If humanity's baseline level of immunity rises significantly, he said, the rate of infections, and with that emergence of more contagious variants, should slow down.

But there is a chance the virus could mutate in a way that causes more severe illness.

"There's not any inherent reason, biologically, that the virus has to become milder over time," said Dr Wesley Long, a pathologist at Houston Methodist. The fact it may seem milder now "is likely just the combined effect of all of us having some immune history with the virus."

While scientists hope that continues, they also point out that immunity gradually wanes.

WILL THE NEXT VARIANT BE ANOTHER VERSION OF OMICRON?

Omicron has been around since late last year, with a series of super transmissible versions quickly displacing one another, and Binnicker believes "that will continue at least for the next few months."

But down the road, he said it's likely a new variant distinct from omicron will pop up.

The recent wave of infections and re-infections, he said, "gives the virus more chances to spread and mutate and new variants to emerge".

CAN PEOPLE INFLUENCE THE FUTURE OF THE VIRUS?

Yes, experts said.

One way, they said, is to get vaccinated and boosted. Not only does that protect against severe disease and death, it raises the level of immunity globally. They said people should also keep protecting themselves by, for example, wearing masks indoors when COVID-19 rates are high.

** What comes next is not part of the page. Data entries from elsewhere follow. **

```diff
-                         (int)((c->flags & PFP_FLAG_NON_ACGT_TO_A) != 0), tpw, nthreads_total, mask16, blockcnt, d_err, rv, (uint32_t *)dt.Xp, (unsigned long long *)dt.Xc);
+            PFP_LAUNCH_B(c, K_TRIGGER_SCAN, 2 * n + n / 8, (k_trigger_scan_tab<true>), nwg, TS_THREADS, X, n, w, (const uint32_t *)c->d_trigtab, tabwords, (uint32_t)kmask,
+                         (int)((c->flags & PFP_FLAG_NON_ACGT_TO_A) != 0), gpw, waves, run, nthreads_total, mask16, blockcnt, d_err, rv, (uint32_t *)dt.Xp, (unsigned long long *)dt.Xc);
             c->view.src = nullptr;
         } else
-        PFP_LAUNCH_B(c, K_TRIGGER_SCAN, n + n / 8, (k_trigger_scan_tab<false>), (tiles + tpw - 1) / tpw, TS_THREADS, X, n, w, (const uint32_t *)c->d_trigtab, tabwords, (uint32_t)kmask,
-                     (int)((c->flags & PFP_FLAG_NON_ACGT_TO_A) != 0), tpw, nthreads_total, mask16, blockcnt, d_err, RowView{nullptr, 0, 0, 0, 1}, (uint32_t *)dt.Xp, (unsigned long long *)dt.Xc);
+        PFP_LAUNCH_B(c, K_TRIGGER_SCAN, n + n / 8, (k_trigger_scan_tab<false>), nwg, TS_THREADS, X, n, w, (const uint32_t *)c->d_trigtab, tabwords, (uint32_t)kmask,
+                     (int)((c->flags & PFP_FLAG_NON_ACGT_TO_A) != 0), gpw, waves, run, nthreads_total, mask16, blockcnt, d_err, RowView{nullptr, 0, 0, 0, 1}, (uint32_t *)dt.Xp, (unsigned long long *)dt.Xc);
     } else
     PFP_LAUNCH(c, K_TRIGGER_SCAN, n * 2 + n / 8, k_trigger_scan, gts, X, n, w, make_divtest(c->p), kmask, (int)((c->flags & PFP_FLAG_NON_ACGT_TO_A) != 0), mask16, blockcnt, d_err);
     PFP_TRY((device_scan<uint64_t, 0>(c, blockcnt, blockcnt, gts, blockcnt + gts)));
```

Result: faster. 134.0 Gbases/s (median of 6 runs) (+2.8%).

CDC director Rochelle Walensky said Tuesday that up to 100,000 COVID-19 hospitalizations and 9,000 deaths could be prevented if Americans get the updated booster at the same rate they typically get an annual flu shot this fall. About half of Americans are typically vaccinated against the flu each year.

Longtime nurse Catherine Mirabile said it's important not to dismiss the dangers of the coronavirus, which sickened her twice, nearly killed her husband and left them both with long COVID-19. Daily deaths still average around 450 in the U.S.

"People really need to look at this and still take this seriously," said the 62-year-old from Princeton, West Virginia, who is now on disability. "They could end up in the same shape we're in."